YOUR TASK: Report how many lines in the records below contain the word "fabs". Nothing else belongs in the answer.

[Opening GIVEN RECORDS section]

# pypr/pysph

Hardware: AMD Instinct MI355X
Metric: particle-updates/sec (nnps.update + AccelerationEval.compute), WCSPH 3D, fp64 (higher is better)
Workload: dtype f64

## Files before the change

include/sphhip.h:

```cpp
#ifndef SPHHIP_H
#define SPHHIP_H

#include <stddef.h>
#include <stdint.h>

#ifdef __cplusplus
extern "C" {
#endif

#define SPH_MAX_ARRAYS 8
#define SPH_MAX_PAR 16
#define SPH_MAX_EQS 64

typedef struct sph_ctx sph_ctx;

enum sph_status {
    SPH_OK = 0,
    SPH_ERR_HIP = -1,
    SPH_ERR_ARG = -2,
    SPH_ERR_CELLS = -3,
    SPH_ERR_UNSUPPORTED = -4,
    SPH_ERR_MISSING_PROP = -5,
    SPH_ERR_STATE = -6
};
// ... 215 lines not shown
int sph_domain_counts_queue(sph_ctx *ctx);
int sph_domain_counts_collect(sph_ctx *ctx, double *out);
int sph_array_h_known(sph_ctx *ctx, int array_id, double *hmin, double *hmax);
int sph_array_props(sph_ctx *ctx, int array_id, int *out, int cap, int *n);
int sph_coord_histogram(sph_ctx *ctx, int array_id, int axis, double vmin, double span, int nbins, uint32_t *host_out);

enum sph_stepper {
    SPH_STEP_WCSPH = 1,
    SPH_STEP_TVF = 2,
    SPH_STEP_SOLID_MECH = 3
};
int sph_integrate_stage(sph_ctx *ctx, int array_id, int stepper, int stage, double dt);
int sph_reduce_min(sph_ctx *ctx, int array_id, int prop, double *out);

int sph_set_option(sph_ctx *ctx, const char *key, long value);

int sph_timer_enable(sph_ctx *ctx, int on);
int sph_timer_reset(sph_ctx *ctx);
int sph_timer_get(sph_ctx *ctx, const char *key, double *ms, long *count);

long sph_abi_sizeof(const char *struct_name);
long sph_abi_offsetof(const char *struct_name, const char *field);

#ifdef __cplusplus
}
#endif
#endif
```

pysph_amd/csrc/sph_eval.hip:

```cpp
#include "sph_internal.h"
#include "sph_kernels.h"
#include "sph_pair.h"

#include <cfloat>
#include <cmath>
#include <type_traits>

struct EosArgs {
    int kind;
    double par[SPH_MAX_PAR];
    double *rho, *p, *cs;
    size_t start, stop;
    double *q[SPH_PROP_COUNT];
    uint32_t *tflag;
};

__device__ inline void jacobi_eigen3(double A[3][3], double V[3][3], double d[3])
{
    for (int i = 0; i < 3; i++) for (int j = 0; j < 3; j++) V[i][j] = (i == j) ? 1.0 : 0.0;
    for (int sweep = 0; sweep < 12; sweep++) {
        double off = fabs(A[0][1]) + fabs(A[0][2]) + fabs(A[1][2]);
        double diag = fabs(A[0][0]) + fabs(A[1][1]) + fabs(A[2][2]);
        if (off <= 1e-300 || off <= 1e-18 * diag) break;
#pragma unroll
// ... 455 lines not shown
        if (a.dflags & F_MOM) {
            T au = D.au + a.p.gx, av = D.av + a.p.gy, aw = D.aw + a.p.gz;
            a.p.au[o] = au; a.p.av[o] = av; a.p.aw[o] = aw;
            a.p.dt_cfl[o] = D.dt_cfl < T(0.0) ? T(0.0) : D.dt_cfl + a.p.c0;
            a.p.dt_force[o] = au * au + av * av + aw * aw;
        }
        if (a.dflags & F_XSPH) {
            a.p.ax[o] = D.ax + D.u; a.p.ay[o] = D.ay + D.v; a.p.az[o] = D.az + D.w;
        }
    }
};
typedef FamWCSPH_T<double> FamWCSPH;

template <class T, bool UM = false> struct FamWCSPHE_T : FamWCSPH_T<T> {
    static constexpr bool EOSF = true;
    static constexpr bool UMASS = UM;
    static constexpr int NR = 8;
    struct Raw {
        typename std::conditional<sizeof(T) == 8, double2, float4>::type q[sizeof(T) == 8 ? 4 : 2];
    };
    template <class A> static __device__ __forceinline__ void load_raw(const A &a, uint32_t jg, Raw &r)
    {
        if constexpr (sizeof(T) == 8) {
            const double2 *p = reinterpret_cast<const double2 *>(a.rec) + (unsigned long long)jg * 4;
            r.q[0] = p[0]; r.q[1] = p[1]; r.q[2] = p[2]; r.q[3] = p[3];
        } else {
            const float4 *p = reinterpret_cast<const float4 *>(a.rec) + (unsigned long long)jg * 2;
            r.q[0] = p[0]; r.q[1] = p[1];
        }
    }
    template <class A> static __device__ __forceinline__ void decode(const A &a, const Raw &r, uint32_t fl, T mu, real4<T> &pj, T (&s)[8],
                                                                     int gk = 3)
    {
        T rho;
        if constexpr (sizeof(T) == 8) {
            pj.x = r.q[0].x; pj.y = r.q[0].y; pj.z = r.q[1].x; pj.w = 0.0;
            s[0] = r.q[1].y; s[1] = r.q[2].x; s[2] = r.q[2].y; s[3] = r.q[3].y; rho = r.q[3].x;
        } else {
            pj.x = r.q[0].x; pj.y = r.q[0].y; pj.z = r.q[0].z; pj.w = 0.f;
            s[0] = r.q[0].w; s[1] = r.q[1].x; s[2] = r.q[1].y; s[3] = r.q[1].w; rho = r.q[1].z;
        }
        s[4] = rho;
        s[5] = s[6] = s[7] = T(0.0);
        if constexpr (UM) {
            const T q = s[3];
            s[3] = mu;
            if (fl & F_MOM) {
                const T ratio = rho * (T)a.e_rho01;
                s[5] = q;
                s[6] = (T)a.e_c0 * tait_cs_power(ratio, gk);
// ... 14 lines not shown
        Raw r;
        load_raw(a, jg, r);
        decode(a, r, fl, mu, pj, s);
    }
};

template <class T, bool UM = false> struct FamWCSPHEG_T : FamWCSPHE_T<T, UM> {
    typedef FamWCSPHE_T<T, UM> Base;
    template <class A> static __device__ __forceinline__ void load_fused(const A &a, uint32_t jg, uint32_t fl, T mu, real4<T> &pj, T (&s)[8])
    {
        typename Base::Raw r;
        Base::load_raw(a, jg, r);
        Base::decode(a, r, fl, mu, pj, s, a.e_gk);
    }
};

template <class T> struct FamWCSPHV_T : FamWCSPH_T<T> {
    static constexpr bool EOSF = true;
    static constexpr int NR = 8;
    template <class A> static __device__ __forceinline__ void load_fused(const A &a, uint32_t jg, uint32_t fl, T mu, real4<T> &pj, T (&s)[8])
    {
        T rho;
        if constexpr (sizeof(T) == 8) {
            const double2 *p = reinterpret_cast<const double2 *>(a.rec) + (unsigned long long)jg * 4;
            const double2 q0 = p[0], q1 = p[1], q2 = p[2], q3 = p[3];
            pj.x = q0.x; pj.y = q0.y; pj.z = q1.x; pj.w = q1.y;
            s[0] = q2.x; s[1] = q2.y; s[2] = q3.x; rho = q3.y;
        } else {
            const float4 *p = reinterpret_cast<const float4 *>(a.rec) + (unsigned long long)jg * 2;
            const float4 q0 = p[0], q1 = p[1];
            pj.x = q0.x; pj.y = q0.y; pj.z = q0.z; pj.w = q0.w;
            s[0] = q1.x; s[1] = q1.y; s[2] = q1.z; rho = q1.w;
        }
        s[3] = mu;
        s[4] = rho;
        s[5] = s[6] = s[7] = T(0.0);
        if (fl & F_MOM) {
            const T ratio = rho * (T)a.e_rho01;
            T r7, r3;
            tait_powers(ratio, 3, r7, r3);
            const T p = (T)a.e_p0 + (T)a.e_B * (r7 - T(1.0));
            s[5] = rho != T(0.0) ? p * fast_rcp(rho * rho) : T(0.0);
            s[6] = (T)a.e_c0 * r3;
            s[7] = p;
        }
    }
};

#define WCSPHM_CT(f00, f01, f10, f11) ((uint32_t)(f00) | ((uint32_t)(f01) << 4) | ((uint32_t)(f10) << 8) | ((uint32_t)(f11) << 12))
template <class T> struct FamWCSPHM_T : FamWCSPHE_T<T, true> {
    typedef FamWCSPHE_T<T, true> Base;
    typedef typename Base::Raw Raw;
// ... 85 lines not shown
        const uint32_t ct = a.dflags;
        const uint32_t row = D.dc ? ((ct >> 8) | (ct >> 12)) & 15u : (ct | (ct >> 4)) & 15u;
        const size_t base = __builtin_offsetof(A, p) + __builtin_offsetof(Params, out) + (size_t)slot * (9 * sizeof(double *));
        auto out = [&](int k) { return kernarg_read<double *>(base + (size_t)k * sizeof(double *)); };
        if (row & F_CONT) out(0)[o] = D.arho;
        if (row & F_MOM) {
            const T au = D.au + a.p.gx, av = D.av + a.p.gy, aw = D.aw + a.p.gz;
            out(1)[o] = au; out(2)[o] = av; out(3)[o] = aw;
            out(7)[o] = D.dt_cfl < T(0.0) ? T(0.0) : D.dt_cfl + a.p.c0;
            out(8)[o] = au * au + av * av + aw * aw;
        }
        if (row & F_XSPH) {
            out(4)[o] = D.ax + D.u; out(5)[o] = D.ay + D.v; out(6)[o] = D.az + D.w;
        }
    }
};

template <class T> struct FamWCSPHMV_T : FamWCSPHM_T<T> {
    typedef FamWCSPHM_T<T> Base;
    template <class A> static __device__ __forceinline__ void load_fused(const A &a, uint32_t jg, uint32_t, T mu, real4<T> &pj, T (&s)[8])
    {
        T rho;
        if constexpr (sizeof(T) == 8) {
            const double2 *p = reinterpret_cast<const double2 *>(a.rec) + (unsigned long long)jg * 4;
            const double2 q0 = p[0], q1 = p[1], q2 = p[2], q3 = p[3];
            pj.x = q0.x; pj.y = q0.y; pj.z = q1.x; pj.w = q1.y;
            s[0] = q2.x; s[1] = q2.y; s[2] = q3.x; rho = q3.y;
        } else {
            const float4 *p = reinterpret_cast<const float4 *>(a.rec) + (unsigned long long)jg * 2;
            const float4 q0 = p[0], q1 = p[1];
            pj.x = q0.x; pj.y = q0.y; pj.z = q0.z; pj.w = q0.w;
            s[0] = q1.x; s[1] = q1.y; s[2] = q1.z; rho = q1.w;
        }
        const bool c1 = rho < T(0.0);
        s[3] = c1 ? -(T)a.p.mu1 : mu;
        rho = fabs(rho);
        s[4] = rho;
        const T ratio = rho * (T)a.e_rho01;
        T r7, r3;
        tait_powers(ratio, 3, r7, r3);
        const T p = (T)a.e_p0 + (T)a.e_B * (r7 - T(1.0));
        s[5] = rho != T(0.0) ? p * fast_rcp(rho * rho) : T(0.0);
        s[6] = (T)a.e_c0 * r3;
        s[7] = T(0.0);
    }
};

template <bool UH>
__device__ __forceinline__ void load_record_wcsph(const double *__restrict__ rj, uint32_t fl, double4 &pj, double (&s)[8])
{
    const double2 *r2 = reinterpret_cast<const double2 *>(rj);
    const double2 a0 = r2[0], a1 = r2[1], b0 = r2[2], b1 = r2[3], c = r2[4];
// ... 163 lines not shown
typedef FamTVF_T<double> FamTVF;

template <> __device__ __forceinline__ void load_record<FamTVF, true>(const double *__restrict__ rj, uint32_t fl, double4 &pj, double (&s)[12])
{
    const double2 *r2 = reinterpret_cast<const double2 *>(rj);
    const double2 a0 = r2[0], a1 = r2[1], b0 = r2[2], b1 = r2[3], c0 = r2[4];
    pj.x = a0.x; pj.y = a0.y; pj.z = a1.x; pj.w = 0.0;
    s[0] = b0.x; s[1] = b0.y; s[2] = b1.x; s[6] = a1.y; s[7] = b1.y; s[8] = 0.0; s[9] = 0.0; s[10] = c0.x; s[11] = 0.0;
    s[3] = s[4] = 0.0; s[5] = c0.y;
    if (fl & F_TAS) {
        const double2 d0 = r2[5];
        s[3] = d0.x; s[4] = d0.y;
    }
    if (fl & F_TAV) s[9] = r2[6].x;
}

template <class T> struct FamTVFE_T : FamTVF_T<T> {
    static constexpr bool EOSF = true;
    static constexpr int NA = 12;
    template <class A> static __device__ __forceinline__ void load_fused(const A &a, uint32_t jg, uint32_t fl, T mu, real4<T> &pj, T (&s)[12])
    {
        T rho;
        if constexpr (sizeof(T) == 8) {
            const double2 *p = reinterpret_cast<const double2 *>(a.rec) + (unsigned long long)jg * (unsigned)(a.nrec >> 1);
            const double2 q0 = p[0], q1 = p[1], q2 = p[2], q3 = p[3];
            pj.x = q0.x; pj.y = q0.y; pj.z = q1.x; pj.w = 0.0; rho = q1.y;
            s[0] = q2.x; s[1] = q2.y; s[2] = q3.x; s[3] = q3.y; s[4] = s[5] = 0.0;
            if (fl & F_TAS) { const double2 q4 = p[4]; s[4] = q4.x; s[5] = q4.y; }
        } else {
            const float4 *p = reinterpret_cast<const float4 *>(a.rec) + (unsigned long long)jg * (unsigned)(a.nrec >> 2);
            const float4 q0 = p[0], q1 = p[1];
            pj.x = q0.x; pj.y = q0.y; pj.z = q0.z; pj.w = 0.f; rho = q0.w;
            s[0] = q1.x; s[1] = q1.y; s[2] = q1.z; s[3] = q1.w; s[4] = s[5] = 0.f;
            if (fl & F_TAS) { const float4 q2 = p[2]; s[4] = q2.x; s[5] = q2.y; }
        }
        s[6] = rho;
        s[7] = (T)a.e_p0 * (rho * (T)a.e_rho01 - (T)a.e_B);
        s[8] = T(0.0);
        s[9] = mu;
        const T vj = mu * fast_rcp(rho);
        s[10] = vj * vj;
        s[11] = T(0.0);
    }
};
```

[Closing GIVEN RECORDS section]

WRITTEN SOLUTION: 3